**Extracted information**
- Opening Delimiter -

# QCDIS/KaFKA-InferenceEngine

Hardware: AMD Instinct MI355X
Metric: pixel-state updates/sec (whole node), 10980^2 S2 tile, 7-param state (higher is better)
Workload: dtype fp32

## Files before the change

csrc/kf_bindings.cpp:

```cpp
#include <pybind11/pybind11.h>
#include <pybind11/stl.h>
#include <stdexcept>
#include <string>
#include <vector>
#include "kf_launch.h"
#include "kf_deflate.h"
#include "kf_inflate.h"
#include "kf_stream.h"

namespace py = pybind11;
using namespace kf;
namespace kf {
void bind_tiff(py::module_& m);
}

template <typename T>
static T* P(uintptr_t v) { return reinterpret_cast<T*>(v); }

static void check_hip(hipError_t e, const char* what) {
  if (e != hipSuccess) throw std::runtime_error(std::string(what) + ": " + hipGetErrorString(e));
}
static void check_host(int rc, const char* what) {
  if (rc != 0) throw std::runtime_error(std::string(what) + ": unsupported n_params on host runner");
}
// ... 87 lines not shown
      .PTR_FIELD(AnalysisArgs, a_out, float*)
      .PTR_FIELD(AnalysisArgs, b_out, float*)
      .PTR_FIELD(AnalysisArgs, a_in, const float*)
      .PTR_FIELD(AnalysisArgs, b_in, const float*)
      .PTR_FIELD(AnalysisArgs, status, uint8_t*)
      .PTR_FIELD(AnalysisArgs, partials, double*)
      .PTR_FIELD(AnalysisArgs, partials_first, double*)
      .PTR_FIELD(AnalysisArgs, order, const int32_t*)
      .def_readwrite("n_visit", &AnalysisArgs::n_visit)
      .PTR_FIELD(AnalysisArgs, n_visit_dev, const int32_t*)
      .PTR_FIELD(AnalysisArgs, dn_out, float*)
      .def_readwrite("a_rows", &AnalysisArgs::a_rows)
      .def_readwrite("dom_check", &AnalysisArgs::dom_check)
      .ARR_FIELD(AnalysisArgs, dom_lo, float)
      .ARR_FIELD(AnalysisArgs, dom_hi, float)
      .def_readwrite("gn_fused", &AnalysisArgs::gn_fused)
      .def_readwrite("band_layout", &AnalysisArgs::band_layout)
      .PTR_FIELD(AnalysisArgs, prop, const PropArgs*)
      .PTR_FIELD(AnalysisArgs, out_mean, float*)
      .PTR_FIELD(AnalysisArgs, out_unc, float*)
      .PTR_FIELD(AnalysisArgs, out_idx, const int64_t*)
      .def_readwrite("out_plane", &AnalysisArgs::out_plane)
      .def_readwrite("reg_gamma", &AnalysisArgs::reg_gamma)
      .def_readwrite("reg_mask", &AnalysisArgs::reg_mask)
      .PTR_FIELD(AnalysisArgs, reg_nbr, const int32_t*)
      .PTR_FIELD(AnalysisArgs, reg_v, float*)
      .PTR_FIELD(AnalysisArgs, x0_out, float*)
      .PTR_FIELD(AnalysisArgs, line_tab, const float*)
      .def_readwrite("line_t0", &AnalysisArgs::line_t0)
      .def_readwrite("line_inv_h", &AnalysisArgs::line_inv_h)
      .def_readwrite("line_n", &AnalysisArgs::line_n)
      .def_readwrite("line_j", &AnalysisArgs::line_j)
      .def_readwrite("a_struct", &AnalysisArgs::a_struct)
      .GEO_FIELDS(AnalysisArgs, reg_geo);

  py::class_<GainArgs>(m, "GainArgs")
      .def(py::init([]() { GainArgs a; memset(&a, 0, sizeof(a)); return a; }))
      .def_readwrite("N", &GainArgs::N)
      .def_readwrite("ld", &GainArgs::ld)
      .def_readwrite("n_bands", &GainArgs::n_bands)
      .def_readwrite("joseph", &GainArgs::joseph)
      .def_readwrite("fast_d", &GainArgs::fast_d)
      .def_readwrite("fast_obs", &GainArgs::fast_obs)
      .def_readwrite("out_plane", &GainArgs::out_plane)
      .def_readwrite("gpm_frags", &GainArgs::gpm_frags)
      .def_readwrite("gpm_global", &GainArgs::gpm_global)
      .def_readwrite("band_layout", &GainArgs::band_layout)
      .def_readwrite("split_mixlo", &GainArgs::split_mixlo)
      .def_readwrite("gn_fused", &GainArgs::gn_fused)
      .def_readwrite("n_visit", &GainArgs::n_visit)
      .PTR_FIELD(GainArgs, n_visit_dev, const int32_t*)
      .def_readwrite("pdiag_rows", &GainArgs::pdiag_rows)
      .PTR_FIELD(GainArgs, partials_first, double*)
      .PTR_FIELD(GainArgs, line_tab, const float*)
      .def_readwrite("line_t0", &GainArgs::line_t0)
      .def_readwrite("line_inv_h", &GainArgs::line_inv_h)
      .def_readwrite("line_n", &GainArgs::line_n)
      .def_readwrite("line_j", &GainArgs::line_j)
      .PTR_FIELD(GainArgs, order, const int32_t*)
      .PTR_FIELD(GainArgs, dn_out, float*)
      .PTR_FIELD(GainArgs, prop, const PropArgs*)
      .PTR_FIELD(GainArgs, out_mean, float*)
      .PTR_FIELD(GainArgs, out_unc, float*)
      .PTR_FIELD(GainArgs, out_idx, const int64_t*)
      .PTR_FIELD(GainArgs, bands, const BandDesc*)
      .PTR_FIELD(GainArgs, x_prev, const float*)
      .PTR_FIELD(GainArgs, x_f, const float*)
// ... 390 lines not shown
```

csrc/kf_core.h:

```cpp
#pragma once
#include <stdint.h>
#include <math.h>

#if defined(__HIPCC__)
#include <hip/hip_runtime.h>
#define KF_HD __host__ __device__ __forceinline__
#else
#define KF_HD inline __attribute__((always_inline))
#endif

enum : int {
  KF_PH_PROLOGUE = 0,
  KF_PH_FORECAST = 1,
  KF_PH_BAND_IN = 2,
  KF_PH_GP = 3,
  KF_PH_BAND_OUT = 4,
  KF_PH_SOLVE = 5,
  KF_PH_GROUPS = 6,
  KF_PH_NSLOT = 8
};
#if defined(KF_PHASE_CLOCKS) && defined(__HIPCC__)
static __device__ unsigned long long kf_phase_clk[KF_PH_NSLOT];
#endif
#if defined(KF_PHASE_CLOCKS) && defined(__HIP_DEVICE_COMPILE__)
// ... 161 lines not shown

KF_HD int32_t geo_neighbour(const StripGeo& g, int64_t N, int64_t p, int k) {
  const uint32_t w = (uint32_t)g.w;
  const uint32_t r = (uint32_t)p / w, c = (uint32_t)p - r * w;
  switch (k) {
    case 0: return r > 0 ? (int32_t)(p - w) : ((g.halo & 1) ? (int32_t)(N + c) : -1);
    case 1: return r + 1 < (uint32_t)g.h ? (int32_t)(p + w) : ((g.halo & 2) ? (int32_t)(N + g.n_up + c) : -1);
    case 2: return c > 0 ? (int32_t)(p - 1) : -1;
    default: return c + 1 < w ? (int32_t)(p + 1) : -1;
  }
}

constexpr int SPEC_ANY = 0, SPEC_PROP = 1, SPEC_PROP_REG = 2;
constexpr int SPEC_PROP_PF = 3;
constexpr int SPEC_PROP_TIP = 4, SPEC_PROP_REG_TIP = 5, SPEC_PROP_PF_TIP = 6;
KF_HD constexpr bool spec_sparse(int spec) { return spec >= SPEC_PROP_TIP; }
KF_HD constexpr int spec_base(int spec) { return spec_sparse(spec) ? spec - 3 : spec; }
constexpr int A_STRUCT_TIP = 1, A_STRUCT_TIP_PRIOR = 2;
template <int SPEC>
struct SpecMask { typedef StructDense type; };
template <> struct SpecMask<SPEC_PROP_TIP> { typedef StructTip type; };
template <> struct SpecMask<SPEC_PROP_REG_TIP> { typedef StructTip type; };
template <> struct SpecMask<SPEC_PROP_PF_TIP> { typedef StructTip type; };

enum AnalysisVariant : int32_t {
  AV_DEFAULT = 0,
  AV_VALU_ORACLE = 4,
  AV_GT_PREFETCH = 7,
  AV_RUNTIME_LAYOUT = 10,
  AV_PER_BAND_OPERAND = 14,
  AV_BLOCK_ORDER = 16,
  AV_GENERIC_SPEC = 18,
  AV_DENSE_SOLVE = 20,
  AV_MIXLO_SPLIT = 22
};

struct AnalysisArgs {
  int64_t N, ld;
  int32_t n_bands, solve;
  int32_t fast_d, fast_obs;
  int32_t variant;
  int32_t gpm_frags;
  int32_t gpm_global;
  const BandDesc* bands;
  const float* x_prev;
  const float* x_f;
  const float* pf_inv;
  float* x_out;
  float* a_out;
  float* b_out;
  const float* a_in;
  const float* b_in;
  uint8_t* status;
  double* partials;
  const PropArgs* prop;
  float* out_mean;
  float* out_unc;
  const int64_t* out_idx;
  int64_t out_plane;
  float reg_gamma;
  uint32_t reg_mask;
  const int32_t* reg_nbr;
  float* reg_v;
  float* x0_out;
  StripGeo reg_geo;
  int32_t gn_fused;
  int32_t band_layout;
  double* partials_first;
  const int32_t* order;
  int64_t n_visit;
  const int32_t* n_visit_dev;
  float* dn_out;
  uint64_t a_rows;
  int32_t dom_check;
  float dom_lo[MAX_D];
  float dom_hi[MAX_D];
  const float* line_tab;
  float line_t0, line_inv_h;
  int32_t line_n, line_j;
  int32_t a_struct;
};

KF_HD int64_t visit_bounded(int64_t n_visit, int64_t N, const int32_t* n_dev) {
  const int64_t n = n_visit > 0 ? n_visit : N;
  if (!n_dev) return n;
  const int64_t d = *n_dev;
  return d < 0 ? 0 : (d < n ? d : n);
}
KF_HD int64_t visit_count(const AnalysisArgs& a) { return visit_bounded(a.n_visit, a.N, a.n_visit_dev); }

template <int NP, typename AP>
KF_HD bool state_out_of_domain(AP a, const float (&x)[NP]) {
  if (!a->dom_check) return false;
  bool o = false;
#pragma unroll
  for (int j = 0; j < NP; ++j) o = o || !(x[j] >= a->dom_lo[j] && x[j] <= a->dom_hi[j]);
  return o;
}
KF_HD bool a_row_on(uint64_t rows, int t) { return rows == 0 || ((rows >> t) & 1u); }



KF_HD int64_t visit_px(const int32_t* order, int64_t q) { return order ? (int64_t)order[q] : q; }
template <int NP>
KF_HD float gather_state(const float (&x)[NP], int idx) {
  float v = x[0];
#pragma unroll
  for (int j = 1; j < NP; ++j) v = (idx == j) ? x[j] : v;
  return v;
}

template <int NP>
KF_HD float gather_state_u(const float (&x)[NP], int idx) {
  float v = x[0];
// ... 1866 lines not shown
```

csrc/kf_device.h:

```cpp
#pragma once
#include <hip/hip_runtime.h>
#include "kf_core.h"
#include "kf_launch.h"
#include "kf_gp_mfma.h"

namespace kf {

constexpr int BLOCK = 256;

__device__ __forceinline__ double wave_sum(double v) {
#pragma unroll
  for (int off = 32; off > 0; off >>= 1) v += __shfl_xor(v, off, 64);
  return v;
}

template <int BS = BLOCK>
__device__ __forceinline__ void block_partial(double v, double* partials) {
  __shared__ double red[BS / 64];
  v = wave_sum(v);
  const int lane = threadIdx.x & 63, wid = threadIdx.x >> 6;
  if (lane == 0) red[wid] = v;
  __syncthreads();
  if (threadIdx.x == 0) {
    double s = 0.0;
// ... 110 lines not shown
  } else {
    for (int64_t base = (int64_t)blockIdx.x * BS + (threadIdx.x - lane); base < nv; base += stride) {
      const int64_t q = base + lane;
      const bool act = q < nv;
      const int64_t p = visit_px(a.order, act ? q : nv - 1);
      float dn1;
      const float dn = pixel_analysis_mfma<NP, D, FOBS, false, false, LAYOUT, IL, SPEC, MIXLO>(a, p, act, gpm_lds,
                                                                                              dn1 KF_PHASE_ARG);
      {
        float* dno = opaque((const KF_CONST_AS AnalysisArgs*)__builtin_amdgcn_kernarg_segment_ptr())->dn_out;
        if (act && dno) KF_PX(dno, 0, p) = dn;
      }
      acc += act ? (double)dn : 0.0;
      acc1 += act ? (double)dn1 : 0.0;
    }
  }
  analysis_partials<BS>(a, acc, acc1);
  KF_PHASE_KERNEL_END
#endif
}

template <int NP, int D, int FOBS, int BS = BLOCK, int MINW = 1, int LAYOUT = BAND_LAYOUT_RUNTIME, bool IL = false,
          int SPEC = SPEC_ANY>
__global__ __launch_bounds__(BS, MINW) void analysis_mfma_kernel(AnalysisArgs a) {
  analysis_mfma_body<NP, D, FOBS, BS, LAYOUT, IL, SPEC, false>(a);
}

template <int NP, int D, int FOBS, int BS = BLOCK, int MINW = 1, int LAYOUT = BAND_LAYOUT_RUNTIME, bool IL = false,
          int SPEC = SPEC_ANY>
__global__ __launch_bounds__(BS, MINW) void analysis_mfma_mixlo_kernel(AnalysisArgs a) {
  analysis_mfma_body<NP, D, FOBS, BS, LAYOUT, IL, SPEC, true>(a);
}

template <int NP, int D, int FOBS, bool PF, bool IL, int SPEC, bool MIXLO>
__device__ __forceinline__ void analysis_mfma_g_body(const AnalysisArgs& a) {
  static_assert(BLOCK / 64 == GPM_G_WAVES, "per-wave LDS transpose buffers of gp_mfma_sums_g_xb");
#if defined(__HIP_DEVICE_COMPILE__)
  KF_PHASE_KERNEL_BEGIN
  double acc = 0.0, acc1 = 0.0;
  const int lane = threadIdx.x & 63;
  const int64_t stride = (int64_t)gridDim.x * BLOCK;
  const int64_t nv = visit_count(a);
  for (int64_t base = (int64_t)blockIdx.x * BLOCK + (threadIdx.x - lane); base < nv; base += stride) {
    const int64_t q = base + lane;
    const bool act = q < nv;
    const int64_t p = visit_px(a.order, act ? q : nv - 1);
    float dn1;
    const float dn = pixel_analysis_mfma<NP, D, FOBS, true, PF, BAND_LAYOUT_RUNTIME, IL, SPEC, MIXLO>(
        a, p, act, nullptr, dn1 KF_PHASE_ARG);
    {
      float* dno = opaque((const KF_CONST_AS AnalysisArgs*)__builtin_amdgcn_kernarg_segment_ptr())->dn_out;
      if (act && dno) KF_PX(dno, 0, p) = dn;
    }
    acc += act ? (double)dn : 0.0;
    acc1 += act ? (double)dn1 : 0.0;
  }
  analysis_partials(a, acc, acc1);
  KF_PHASE_KERNEL_END
#endif
}

template <int NP, int D, int FOBS, bool PF = false, bool IL = false, int SPEC = SPEC_ANY>
__global__ __launch_bounds__(BLOCK, 2) void analysis_mfma_g_kernel(AnalysisArgs a) {
  analysis_mfma_g_body<NP, D, FOBS, PF, IL, SPEC, false>(a);
}

// ... 359 lines not shown
  }
#define KF_MFMA_GO(OBS_, BS_, MINW_, LAY_)                                   \
  {                                                                         \
    if (gpm_il_default<NP, LAY_>() != (a.variant == AV_BLOCK_ORDER))        \
      KF_MFMA_GO1(OBS_, BS_, MINW_, LAY_, true, SPEC_ANY)                   \
    else KF_MFMA_GO1(OBS_, BS_, MINW_, LAY_, false, SPEC_ANY)               \
  }
#define KF_MFMA_GO_SPEC(OBS_, BS_, MINW_, LAY_)                                                      \
  {                                                                                                 \
    constexpr bool IL_ = gpm_il_default<NP, LAY_>();                                                \
    const bool tips = (a.a_struct & A_STRUCT_TIP) && a.variant != AV_DENSE_SOLVE;                   \
    if (a.variant == AV_MIXLO_SPLIT) {     \
      if (!a.prop) KF_MFMA_GO1M(OBS_, BS_, MINW_, LAY_, IL_, SPEC_ANY)                              \
      else if (small) KF_MFMA_GO1M(OBS_, BS_, MINW_, LAY_, IL_, SPEC_PROP_PF_TIP)                   \
      else KF_MFMA_GO1M(OBS_, BS_, MINW_, LAY_, IL_, SPEC_PROP_TIP)                                 \
    }                                                                                               \
    else if (!a.prop || a.variant == AV_BLOCK_ORDER || a.variant == AV_GENERIC_SPEC)                \
      KF_MFMA_GO(OBS_, BS_, MINW_, LAY_)                                                            \
    else if (a.reg_v && tips) KF_MFMA_GO1(OBS_, BS_, MINW_, LAY_, IL_, SPEC_PROP_REG_TIP)          \
    else if (a.reg_v) KF_MFMA_GO1(OBS_, BS_, MINW_, LAY_, IL_, SPEC_PROP_REG)                      \
    else if (small && tips) KF_MFMA_GO1(OBS_, BS_, MINW_, LAY_, IL_, SPEC_PROP_PF_TIP)              \
    else if (small) KF_MFMA_GO1(OBS_, BS_, MINW_, LAY_, IL_, SPEC_PROP_PF)                          \
    else if (tips) KF_MFMA_GO1(OBS_, BS_, MINW_, LAY_, IL_, SPEC_PROP_TIP)                          \
    else KF_MFMA_GO1(OBS_, BS_, MINW_, LAY_, IL_, SPEC_PROP)                                        \
  }
      constexpr int MW = NP <= 7 ? 3 : 1;
      bool tip = false;
      const bool small = a.gpm_frags <= 4 * a.n_bands * gpm_frags_per_chunk(FD) + 1;
      (void)small;
      if constexpr (NP == 7 && FD == 4)
        tip = a.band_layout == BAND_LAYOUT_TIP && a.n_bands == 2 && a.variant != AV_RUNTIME_LAYOUT;
      if (a.fast_obs == OBS_DN16) {
        if constexpr (NP == 7 && FD == 4) {
          if (tip) {
            KF_MFMA_GO_SPEC(OBS_DN16, BLOCK, 3, BAND_LAYOUT_TIP)
            return true;
          }
        }
        KF_MFMA_GO(OBS_DN16, BLOCK, MW, BAND_LAYOUT_RUNTIME)
      } else if (a.fast_obs == OBS_F32) {
        if constexpr (NP == 7 && FD == 4) {
          if (tip) {
            KF_MFMA_GO(OBS_F32, BLOCK, 3, BAND_LAYOUT_TIP)
            return true;
          }
        }
        KF_MFMA_GO(OBS_F32, BLOCK, MW, BAND_LAYOUT_RUNTIME)
      } else {
        return false;
      }
#undef KF_MFMA_GO_SPEC
#undef KF_MFMA_GO
#undef KF_MFMA_GO1
#undef KF_MFMA_GO1M
      return true;
    }
    if constexpr (FD == NP && NP >= 7) {
      if (a.gpm_global && a.variant != AV_VALU_ORACLE) {
        constexpr bool IL = gpm_il_default<NP, BAND_LAYOUT_RUNTIME>();
        if (a.fast_obs == OBS_DN16 && a.variant == AV_GT_PREFETCH)
          launch_tiles(analysis_mfma_g_kernel<NP, FD, OBS_DN16, true>, BLOCK, 0, a, grid, s, n_part);
        else if (NP == 10 && a.fast_obs == OBS_DN16 && a.variant == AV_MIXLO_SPLIT && a.prop && !a.reg_v) {
          if constexpr (NP == 10)
            launch_tiles(analysis_mfma_g_mixlo_kernel<NP, FD, OBS_DN16, false, true, SPEC_PROP>, BLOCK, 0, a, grid, s,
                         n_part);
        } else if (NP == 10 && a.fast_obs == OBS_DN16 && a.variant == AV_MIXLO_SPLIT) {
// ... 60 lines not shown
```
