template <int T, int NW>
__global__ __launch_bounds__(LOC_THREADS) void k_loc_thresh_small(const uint64_t *__restrict__ sid, int64_t nx, int loc_min, int32_t *__restrict__ thr)
{
    __shared__ uint32_t part[LOC_THREADS / 64][T];
    const int64_t i = blockIdx.x;
    const Sid<NW> mi = sid_ld<NW>(sid, i);
    uint32_t c[T];
#pragma unroll
    for (int t = 0; t < T; ++t) c[t] = 0;
    for (int64_t j0 = threadIdx.x; j0 < nx; j0 += 4 * LOC_THREADS) {
        Sid<NW> mj[4];
#pragma unroll
        for (int e = 0; e < 4; ++e) mj[e] = sid_ld<NW>(sid, min(j0 + e * LOC_THREADS, nx - 1));
#pragma unroll
        for (int e = 0; e < 4; ++e) {
            const int cc = j0 + e * LOC_THREADS < nx ? sid_common<NW>(mi, mj[e]) : 0;
#pragma unroll
            for (int t = 0; t < T; ++t) c[t] += cc > t;
        }
    }
#pragma unroll
    for (int t = 0; t < T; ++t) {
#pragma unroll
        for (int off = 32; off > 0; off >>= 1) c[t] += __shfl_xor(c[t], off);
    }
    if ((threadIdx.x & 63) == 0)
#pragma unroll
        for (int t = 0; t < T; ++t) part[threadIdx.x >> 6][t] = c[t];
    __syncthreads();
    if (threadIdx.x == 0) {
        const int64_t lm = loc_min < nx - 1 ? loc_min : nx - 1;
        int v = 0;
#pragma unroll
        for (int t = 0; t < T; ++t) {
            uint32_t g = 0;
            for (int w = 0; w < LOC_THREADS / 64; ++w) g += part[w][t];
            if ((int64_t)g >= lm + 1) v = t + 1;
        }
        thr[i] = v;
    }
}

template <int NW>
__global__ __launch_bounds__(256) void k_keep_bits(const uint64_t *__restrict__ sid, const int32_t *__restrict__ thr, int64_t nx, int kw,
                                                  uint64_t *__restrict__ K)
{
    const int lane = threadIdx.x & 63;
    const int64_t wave_global = ((int64_t)blockIdx.x * blockDim.x + threadIdx.x) >> 6;
    const int64_t wave_count = ((int64_t)gridDim.x * blockDim.x) >> 6;
    const int64_t items = nx * kw;
    const int64_t per = (items + wave_count - 1) / wave_count;
    const int64_t t0 = wave_global * per, t1 = min(t0 + per, items);
    for (int64_t t = t0; t < t1; ++t) {
        const int64_t i = t / kw;
        const int w = (int)(t - i * kw);
        const Sid<NW> mi = sid_ld<NW>(sid, i);
        const int ti = thr[i];
        const int64_t j = (int64_t)w * 64 + lane;
        bool keep = false;
        if (j < nx && j != i) {
            const int cc = sid_common<NW>(mi, sid_ld<NW>(sid, j));
            const int tj = thr[j];
            keep = cc >= (ti < tj ? ti : tj);
        }
        const unsigned long long bits = __ballot(keep);
        if (lane == 0) K[t] = bits;
    }
}

template <int NW>
__global__ __launch_bounds__(256) void k_keep_bits_cols(const uint64_t *__restrict__ sid, const int32_t *__restrict__ thr, int64_t nx, int kw,
                                                       uint64_t *__restrict__ K)
{
    const int lane = threadIdx.x & 63;
    const int wave = __builtin_amdgcn_readfirstlane((int)(threadIdx.x >> 6));
    const int64_t task = (int64_t)blockIdx.x * 4 + wave;
    const int64_t rb = task / kw;
    const int w = (int)(task - rb * kw);
    if (rb * 64 >= nx) return;
    const int64_t i0 = rb * 64, i_base = min(i0, nx - 64);
    const int64_t j = (int64_t)w * 64 + lane;
    const bool jv = j < nx;
    const Sid<NW> mj = jv ? sid_ld<NW>(sid, j) : sid_zero<NW>();
    const int tj = jv ? thr[j] : 0;
    int r_lo = 0, r_hi = 0;
#pragma unroll 16
    for (int r = 0; r < 64; ++r) {
        const int64_t i = i_base + r;
        const Sid<NW> mi = sid_ld<NW>(sid, i);
        const int ti = thr[i];
        const int cc = sid_common<NW>(mi, mj);
        const bool keep = jv && j != i && cc >= (ti < tj ? ti : tj);
        const unsigned long long bits = __ballot(keep);
        r_lo = lane == r ? (int)(uint32_t)bits : r_lo;
        r_hi = lane == r ? (int)(uint32_t)(bits >> 32) : r_hi;
    }
    const int64_t i = i_base + lane;
    if (i >= i0) K[i * kw + w] = ((uint64_t)(uint32_t)r_hi << 32) | (uint32_t)r_lo;
}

- Closing Delimiter -

Look for the word "blockIdx" in every line of the listing and copy the lines that have it.

**Response area**
    for (int64_t base = (int64_t)blockIdx.x * BS + (threadIdx.x - lane); base < nv; base += stride) {
  for (int64_t base = (int64_t)blockIdx.x * BLOCK + (threadIdx.x - lane); base < nv; base += stride) {
    const int64_t i = blockIdx.x;
    const int64_t wave_global = ((int64_t)blockIdx.x * blockDim.x + threadIdx.x) >> 6;
    const int64_t task = (int64_t)blockIdx.x * 4 + wave;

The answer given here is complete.